OpenAI Updates: GPT 5.6 Internal Testing Launched and Account Glitch Compensation
OpenAI has internally begun testing a new GPT 5.6 checkpoint, codenamed "Kindle Alpha," while discontinuing two previous checkpoints. In large model development, a "checkpoint" is a complete parameter snapshot at a specific stage of model training — research teams typically save multiple checkpoints to compare performance and roll back experiments. Using internal codenames is standard practice at major AI labs, facilitating communication while reducing outsiders' ability to infer technical details in case of leaks. Discontinuing old checkpoints usually signals that the new version has comprehensively surpassed its predecessors in overall evaluations.

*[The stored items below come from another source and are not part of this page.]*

__device__ __forceinline__ P2DrawArgs p2_draw_args(const P2Args &a, int stage, int &n, size_t &nr,
                                                   const int32_t *&ep_in) {
  const P2DrawArgs r = a.dr[stage];
  n = a.n;
  nr = (size_t)a.nrow;
  ep_in = a.ep_in;
  asm volatile("" ::"s"(r.slot), "s"(r.stag), "s"(r.cur), "s"(r.in.tag), "s"(r.in.k), "s"(r.in.q), "s"(r.in.bag),
               "s"(r.in.c), "s"(r.out.tag), "s"(r.out.k), "s"(r.out.q), "s"(r.out.bag), "s"(r.out.c), "s"(r.d0),
               "s"(r.d1), "s"(n), "s"(nr), "s"(ep_in));
  __builtin_amdgcn_sched_barrier(0);
  return r;
}
__device__ __forceinline__ P2PlayArgs p2_play_args(const P2Args &a, int st, int &n, size_t &nr, uint64_t &seed_base) {
  const P2PlayArgs r = a.pp[st];
  n = a.n;
  nr = (size_t)a.nrow;
  seed_base = a.seed_base;
  asm volatile("" ::"s"(r.ep), "s"(r.ep_off), "s"(r.g0), "s"(r.g_end), "s"(r.ptag), "s"(r.pk), "s"(r.q), "s"(r.h),
               "s"(r.slot), "s"(r.cur), "s"(r.in.tag), "s"(r.in.st), "s"(r.in.q), "s"(r.in.i),
               "s"(r.out.tag), "s"(r.out.st), "s"(r.out.q), "s"(r.out.i), "s"(n), "s"(nr), "s"(seed_base),
               "s"(r.fell_lim));
  __builtin_amdgcn_sched_barrier(0);
  return r;
}
__device__ __forceinline__ int wave_min_i(int v) {
#pragma unroll
  for (int o = 32; o > 0; o >>= 1) v = min(v, __shfl_xor(v, o));
  return v;
}
__device__ __forceinline__ void p2_draw_stage(const P2Args &a, int b0, int lane, int stage, int base) {
  const int b = b0 + lane;
// ... 42 lines not shown
  p2_fence();
  if (kP2StaticWin || stage == 0) win_load(rs);
  p2_fence_use(ep);
  if (stage == 1) {
    P2_USE_V(ep);
    P2_PHASE(34, t0);
  }
  const int e = act ? ep + kP2Last - kP2SDraw - stage : 0;
  bool ok = act && stag == e * 8 + 5;
  if (stage > 0) {
    k0 = ik;
    c0 = ic;
    bag = ibag;
#pragma unroll
    for (int i = 0; i < kAheadWords; i++) q[i] = iq[i];
    ok = ok && itag == e * 8 + stage;
  }
  if (stage == 1) {
    P2_USE_V((int)ok);
    P2_PHASE(26, t0);
  }
  bool draws = ok && k0 >= d0 && d0 < d1;
  int r0 = rs;
  if constexpr (kP2StaticWin) {
    draws = draws && (c0 & 0xFFFF) >= r0;
    win_store();
  } else {
    r0 = wave_min_i(draws ? (c0 & 0xFFFF) : kP2Twist) & ~3;
    if (r0 < kP2Twist) {
      if (stage > 0) win_load(r0);
      win_store();
    }
  }
  P2_PHASE(stage < 5 ? 28 + stage : 43, t0);
  if (!act) return;
  if (!ok) {
    out.tag[b] = -1;
    return;
  }
  if (stage == 0) cur[0] = kP2Ahead;
  int k = k0, cc = c0;
  if (draws) {
    const int lim = min(r0 + kP2Win, kP2Twist);
    StreamDraw<WinMT> d{WinMT(base - r0 * kWinStride + lane, c0, lim)};
#pragma unroll 1
    for (int i = d0; i < d1; i++) {
      if (d.m.pos >= lim) break;
      const uint32_t p9 = d(bag);
      if (d.m.pos > lim) break;
      apply_pile_fast(bag, p9);
      const int bit = 9 * i, wd = bit >> 6, off = bit & 63;
      const uint64_t lo9 = (uint64_t)p9 << off, hi9 = off > 55 ? (uint64_t)p9 >> (64 - off) : 0ull;
      q[0] |= wd == 0 ? lo9 : 0ull;
      q[1] |= wd == 1 ? lo9 : wd == 0 ? hi9 : 0ull;
      q[2] |= wd == 2 ? lo9 : wd == 1 ? hi9 : 0ull;
      q[3] |= wd == 3 ? lo9 : wd == 2 ? hi9 : 0ull;
      cc = d.m.cursor();
      p2_st(&cur[(size_t)(i + 1) * nr], cc);
      k = i + 1;
    }
  }
  p2_st(&out.k[b], k);
  p2_st(&out.c[b], cc);
  p2_st(&out.bag[b], bag);
#pragma unroll
  for (int i = 0; i < kAheadWords; i++) p2_st(&out.q[(size_t)i * nr + b], q[i]);
  p2_st(&out.tag[b], e * 8 + stage + 1);
// ... 111 lines not shown
      P2_PHASE(17 + 2 * st, t0);
      if (draw.lost()) prep = false;
    }
    if (!last) {
      if (prep) p2_mid_put(mo, nr, b, s, draw, g, e);
      else mo.tag[b] = -1;
    } else {
      int cursor, src;
      if (prep) {
        cursor = draw.fell ? draw.gm.cursor() : cur[(size_t)draw.d * nr];
        src = 2 + a.s_idx_last;
      } else {
        mt_seed(hz_lds + lane, kLdsStride, sd);
        PlayDraw fb{{0, 0, 0, 0, 0, 0}, LdsMT(lane, kMTSeeded), false, false, MT(nullptr, 0), nullptr};
        reset_state(s, fb);
        g = p2_plies(s, fb, 0, a.max_plies, rk, nullptr, nr);
        cursor = fb.m.cursor();
        src = -1;
        lds_used = true;
      }
      a.episode[b] = e + 1;
      if (score_pending(s.misc)) finish_game(s);
      P2_PHASE(27, t0);
      store_state(a.st, a.n, b, s);
      a.pos[b] = cursor;
      a.mt_src[b] = src;
      a.win_tag[b] = -1;
      a.ply[b] = g;
      a.seed[b] = sd;
      a.ep_out[b] = e + 1;
      if (a.games_done) a.games_done[b] = phase_of(s.misc) == PH_OVER ? 1 : 0;
      if (a.steps_done) a.steps_done[b] = g;
    }
    if (in_block) P2_PHASE(w, t0);
  }
  if (!in_block) return;
  if (w == 0) {
    const uint64_t lm = __ballot(lds_used);
    if (lane == 0) s_lds_mask = lm;
  }
  __syncthreads();
  const uint64_t lds_mask = s_lds_mask & actmask;
  if (lds_mask) stage_mt(a.mt + (size_t)b0 * kMT, nb, tid, lds_mask, false);
}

According to the leaker, the leaked model test screenshots were produced without thinking mode enabled, suggesting that GPT 5.6 may have achieved significant improvements in base reasoning capabilities. Notably, current mainstream reasoning models operate in two modes: base mode and thinking mode (Chain-of-Thought), where the latter consumes more computational resources for explicit step-by-step reasoning to improve accuracy. If GPT 5.6 performs strongly without thinking mode activated, it indicates that the foundation model itself has made a substantial leap in capability rather than relying on additional computation during inference — this represents a more fundamental advancement at the technical level.
On a related note, OpenAI recently mistakenly banned some users' ChatGPT accounts due to a system glitch. The company has been progressively restoring account access and compensating affected subscribers with a one-month subscription extension. This incident also serves as a reminder for users to pay attention to account security and platform stability.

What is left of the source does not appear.